Why isn’t Johnson mentioned in John Glenn’s John Glenn: A Memoir or Alan Shepard’s Moon Shot: The Inside Story of America’s Race to the Moon?

Why does Charles Murray not mention her in his seminal book on the Apollo program (co-authored with Katherine Murray), Apollo: Race to the Moon?
Why is Johnson not mentioned in Tom Wolfe’s epic The Right Stuff,documenting the sensational story of NASA’s first astronaut group, the all-white Mercury 7.

Why, especially oddly, is Johnson not mentioned in We Could Not Fail: The First African Americans in the Space Program.

Why was Johnson not mentioned in either Jet or Ebony magazine, two black magazines that spent the 1960s and 1970s simultaneously lamenting the lack of blacks at NASA and celebrating any minor achievements of blacks in the space program.

Why, given her alleged role in the Apollo 13 drama, does Johnson not appear in Jim Lovell’s autobiographical Lost Moon: The Perilous Voyage of Apollo 13(subsequently made into the Tom Hanks movie, Apollo 13).

Why does Gene Kranz, the Flight Director of NASA famously played by Ed Harris in Apollo 13, fail to mention Katherine Johnson in his autobiography Failure is Not an Option: Mission Control from Mercury to Apollo 13 and Beyond?

Why, perhaps most significantly, does Johnson not appear in Harlem Princess: The Story of Harry Delaney’s Daughter, the autobiography of Ruth Bates Harris? Harris, who took the job of Deputy Assistant Administrator for Equal opportunity for NASA in 1972, famously said, “I saw no minorities or women as astronauts. Could I help make a difference?”

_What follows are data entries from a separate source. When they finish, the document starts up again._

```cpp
typedef enum {
    QRL_OK = 0,
    QRL_ERR_ARG = -1,
    QRL_ERR_NO_DEVICE = -2,
    QRL_ERR_HIP = -3,
    QRL_ERR_NOMEM = -4,
    QRL_ERR_TOO_BIG = -5,
    QRL_ERR_STATE = -6
} qrl_status;

enum {
    QRL_MODEM_BPSK2K = 0, QRL_MODEM_QPSK20K = 1, QRL_MODEM_QPSKVIDEO = 2, QRL_MODEM_4FSK2K = 3, QRL_MODEM_4FSK10KFM = 4, QRL_MODEM_4FSK2KFM = 5, QRL_MODEM_4FSK1KFM = 6, QRL_MODEM_QPSK2K = 7,
    QRL_MODEM_NBFM2500 = 8, QRL_MODEM_NBFM5000 = 9, QRL_MODEM_WBFM = 10, QRL_MODEM_USB2500 = 11, QRL_MODEM_LSB2500 = 12, QRL_MODEM_CW600USB = 13 , QRL_MODEM_AM5000 = 14,
    QRL_MODEM_2FSK2KFM = 15, QRL_MODEM_2FSK1KFM = 16, QRL_MODEM_2FSK2K = 17, QRL_MODEM_2FSK1K = 18,
    QRL_MODEM_2FSK10KFM = 19, QRL_MODEM_GMSK2K = 20, QRL_MODEM_GMSK1K = 21, QRL_MODEM_GMSK10K = 22,
    QRL_MODEM_BPSK1K = 24, QRL_MODEM_BPSK8 = 25 , QRL_MODEM_QPSK250K = 26, QRL_MODEM_4FSK100K = 27, QRL_MODEM_M17 = 40, QRL_MODEM_DMR = 41
// ... 18 lines not shown
    size_t max_chunk;
    void* hip_stream;
    int enable_side_outputs;
    int time_domain_samp_rate;
    double time_domain_filter_width;
} qrl_demod_config;

typedef struct {
    float* filtered;      size_t filtered_cap;
    float* constellation; size_t constellation_cap;
    uint8_t* bits_a;      size_t bits_cap;
    uint8_t* bits_b;
    uint32_t* counts;
    float* audio;         size_t audio_cap;
} qrl_demod_out;

int qrl_demod_create(qrl_ctx* ctx, const qrl_demod_config* cfg, qrl_demod** out);
void qrl_demod_destroy(qrl_demod* d);
int qrl_demod_reset(qrl_demod* d);
int qrl_demod_set_carrier_offset(qrl_demod* d, double carrier_offset_hz);
int qrl_demod_set_carrier_offsets(qrl_demod* d, const double* hz);
#define QRL_DMO_RECORD_BYTES 40
int qrl_demod_set_dmo_output(qrl_demod* d, uint8_t* frames, size_t cap_frames, uint32_t* counts);
enum { QRL_OPT_OVERLAP = 1, QRL_OPT_UNFUSED_DEC2 = 2, QRL_OPT_FLL_SLIM = 3 , QRL_OPT_GROUPED = 4, QRL_OPT_INPUT_RESIDENT = 5 };
int qrl_demod_set_option(qrl_demod* d, int option, int value);
int qrl_demod_out_caps(const qrl_demod* d, size_t n, size_t* filtered_cap, size_t* constellation_cap, size_t* bits_cap);
int qrl_demod_audio_cap(const qrl_demod* d, size_t n, size_t* audio_cap);
int qrl_demod_set_squelch(qrl_demod* d, double db);
int qrl_demod_time_domain_cap(const qrl_demod* d, size_t n, size_t* cap);
int qrl_demod_set_time_domain_output(qrl_demod* d, float* samples, size_t cap, uint32_t* counts);
int qrl_demod_set_ctcss(qrl_demod* d, float tone_hz);
int qrl_demod_set_agc(qrl_demod* d, float attack, float decay);
int qrl_demod_set_filter_width(qrl_demod* d, int filter_width);
int qrl_demod_set_gain(qrl_demod* d, float value);

int qrl_demod_process(qrl_demod* d, const float* iq, size_t stride, size_t n, const qrl_demod_out* out);
int qrl_demod_sync(qrl_demod* d);
void* qrl_demod_stream(qrl_demod* d);
int qrl_demod_internal_streams(qrl_demod* d, void* out[3]);
int qrl_demod_stream_wait(qrl_demod* d, void* hip_stream);

int qrl_demod_profile(qrl_demod* d, int enable);
int qrl_demod_profile_read(qrl_demod* d, double* kernel_ms, uint64_t* launches, const char** kernel_name);

int qrl_demod_process_host(qrl_demod* d, const float* iq_host, size_t stride, size_t n,
                           uint8_t* bits_a_host, uint8_t* bits_b_host, size_t bits_cap, uint32_t* counts_host);

// ... 170 lines not shown
```

### qradiolink_amd/__init__.py

```python
import ctypes as C
import os

import numpy as np

_HERE = os.path.dirname(os.path.abspath(__file__))
LIB_PATH = os.environ.get("QRL_LIB_PATH") or os.path.join(_HERE, "libqrl_hip.so")
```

Harris waged a war to get more blacks involved with NASA, which was a paltry 5.6 percent non-white in 1973 versus a government agency average of 20 percent minority. [Societal Impact of Spaceflight, 2007, PDF]
Why does Johnson not appear in Beyond Uhura: Star Trek and Other Memories, by the black actress Nichelle Nichols, who played the part of Lt. Uhura in the iconic TV series Star Trek? Nichols waged a personal crusade against the overwhelming white nature of NASA, giving a speech in 1977, “New Opportunities for the Humanization of Space,”lamenting how white the space agency was and how this was dehumanizing to nonwhites.

Johnson was never mentioned in the New York Times or the Washington Post before this year. She is nowhere to be found in ‘This New Ocean,’ NASA’s comprehensive internal history of Project Mercury.

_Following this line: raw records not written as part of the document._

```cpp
extern "C" int fn_pool_bwd(const void* dout, const void* x, void* dx, const float* scale, const float* shift,
                           const int* geom17, int is_max, int count_pad, int act, hipStream_t st) {
  PoolGeom g = pool_geom(geom17);
  if (pool_tiled(g)) {
    const long long outs = (long long)g.N * g.OD * g.OH * g.OW;
    with_vw(g.C % 8 == 0, [&](auto VW) {
      hipLaunchKernelGGL(pool_bwd_tiled_kernel<VW()>, dim3(ew_blocks(outs * (g.C / VW()))), dim3(256), 0, st,
                         (const bf16*)dout, (const bf16*)x, (bf16*)dx, scale, shift, g, is_max, act);
    });
    FN_CHECK_LAUNCH();
    return 0;
  }
  const long long ins = (long long)g.N * g.D * g.H * g.W;
  with_int_of<8, 2, 1>(g.C % 8 == 0 ? 8 : (g.C % 2 == 0 ? 2 : 1), [&](auto VW) {
    hipLaunchKernelGGL(pool_bwd_kernel<VW()>, dim3(ew_blocks(ins * (g.C / VW()))), dim3(256), 0, st, (const bf16*)dout,
// ... 39 lines not shown
```

featurenet_amd/models/layers.py:

```python
from __future__ import annotations

import math

import torch
from torch import nn

from .. import ops
from ..ops.spec import ConvSpec, PoolSpec, _triple, to5d_shape


def glorot_uniform_(w: torch.Tensor, fan_in: int, fan_out: int, gen: torch.Generator | None = None) -> torch.Tensor:
    lim = math.sqrt(6.0 / (fan_in + fan_out))
    with torch.no_grad():
        return w.uniform_(-lim, lim, generator=gen)


def he_normal_(w: torch.Tensor, fan_in: int, gen: torch.Generator | None = None) -> torch.Tensor:
    with torch.no_grad():
        return w.normal_(0.0, math.sqrt(2.0 / fan_in), generator=gen)


class Conv(nn.Module):

    def __init__(self, cin: int, cout: int, kernel, stride=1, padding="valid", dilation=1, bn: bool = False,
# ... 22 lines not shown
            self.register_buffer("running_mean", torch.zeros(cout))
            self.register_buffer("running_var", torch.ones(cout))
            self.bn_momentum, self.bn_eps = bn_momentum, bn_eps
        self._spec_cache: dict = {}

    def specs(self, shape5):
        s = self._spec_cache.get(shape5)
        if s is None:
            cs = ConvSpec.make(shape5, self.cout, self.kernel, self.stride, self.padding, self.dilation,
                               extra=getattr(self, "extra_pad", (0, 0, 0)))
            ps = None
            if self.pool is not None:
                ps = PoolSpec.make(cs.out_shape5, self.pool, self.pool_stride, self.pool_padding)
            s = (cs, ps)
            self._spec_cache[shape5] = s
        return s

    def forward(self, x: torch.Tensor) -> torch.Tensor:
        in_shape = x.shape
        x5 = x.reshape(to5d_shape(in_shape))
        cs, ps = self.specs(tuple(x5.shape))
        if self.bn and not self.training:
            scale = self.gamma * torch.rsqrt(self.running_var + self.bn_eps)
            w = self.weight * scale.view(-1, 1, 1, 1, 1)
            b = self.beta - self.running_mean * scale
            out = ops.conv(x5, w, b, cs, self.act)
            if ps is not None:
                out = ops.pool(out, ps, self.pool_kind)
        elif self.bn:
            y, slab = ops.conv(x5, self.weight, None, cs, None, want_stats=True)
            if ps is not None:
                out = ops.batchnorm_act_pool(y, self.gamma, self.beta, self.running_mean, self.running_var,
                                             self.training, ps, self.pool_kind, self.bn_momentum, self.bn_eps,
                                             self.act, stats_slab=slab)
            else:
                out = ops.batchnorm_act(y, self.gamma, self.beta, self.running_mean, self.running_var,
                                        self.training, self.bn_momentum, self.bn_eps, self.act, stats_slab=slab)
        else:
            out = ops.conv(x5, self.weight, self.bias, cs, self.act)
            if ps is not None:
                out = ops.pool(out, ps, self.pool_kind)
        n, d, h, w, c = out.shape
        if len(in_shape) == 4:
            return out.reshape(n, h, w, c)
        if len(in_shape) == 3:
            return out.reshape(n, w, c)
        return out

    def flops(self, shape5) -> int:
        cs, _ = self.specs(tuple(shape5))
        return cs.flops()


class Dense(nn.Module):

    def __init__(self, fin: int, fout: int, act=None, bias: bool = True, init: str = "glorot"):
        super().__init__()
        self.fin, self.fout, self.act = fin, fout, act
        self.weight = nn.Parameter(torch.empty(fout, fin))
        if init == "he":
            he_normal_(self.weight, fin)
        else:
            glorot_uniform_(self.weight, fin, fout)
        self.bias = nn.Parameter(torch.zeros(fout)) if bias else None

    def forward(self, x: torch.Tensor, out_fp32: bool = False) -> torch.Tensor:
        return ops.linear(x, self.weight, self.bias, self.act, out_fp32=out_fp32)
# ... 89 lines not shown
```

featurenet_amd/ops/bn.py:

```python
from __future__ import annotations

import torch

from .. import _native
from ..training.flat import grad_target
from . import bnfuse
from . import reference as ref
from .spec import PoolSpec, act_code


def _stats_slab(y2: torch.Tensor) -> torch.Tensor:
    M, C = y2.shape
    nb = _native.kernels().colstats_blocks(M, C, 0, 0)
    part = torch.empty(nb, 2, C, dtype=torch.float32, device=y2.device)
    _native.kernels().colstats(y2.data_ptr(), 0, 0, 0, 0, 0, part.data_ptr(), M, C, 0, 0, nb, _native.stream(y2))
    return part
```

Before 2015, the Charleston Gazette and Daily Mail wrote about her exactly once. The story appeared in the Gazette in 1977 to note that she had been honored by the Afro-American Historical and Cultural Museum in Philadelphia. It did not mention NASA. It was five sentences long.

“We’re in a country that sometimes we have revisionist history, and if you go look at history books, lots of times there aren’t African-Americans in there,” said Leland Melvin, a former space shuttle astronaut. “It’s so easy to just have an omission and play up the people and things that you want to make prominent.”
Posted by Madking
Member since Apr 2016
47899 posts
Posted on 2/26/17 at 9:47 pm to
Haven't given a shite about the oscars since the Michelle Obama worship a few years back.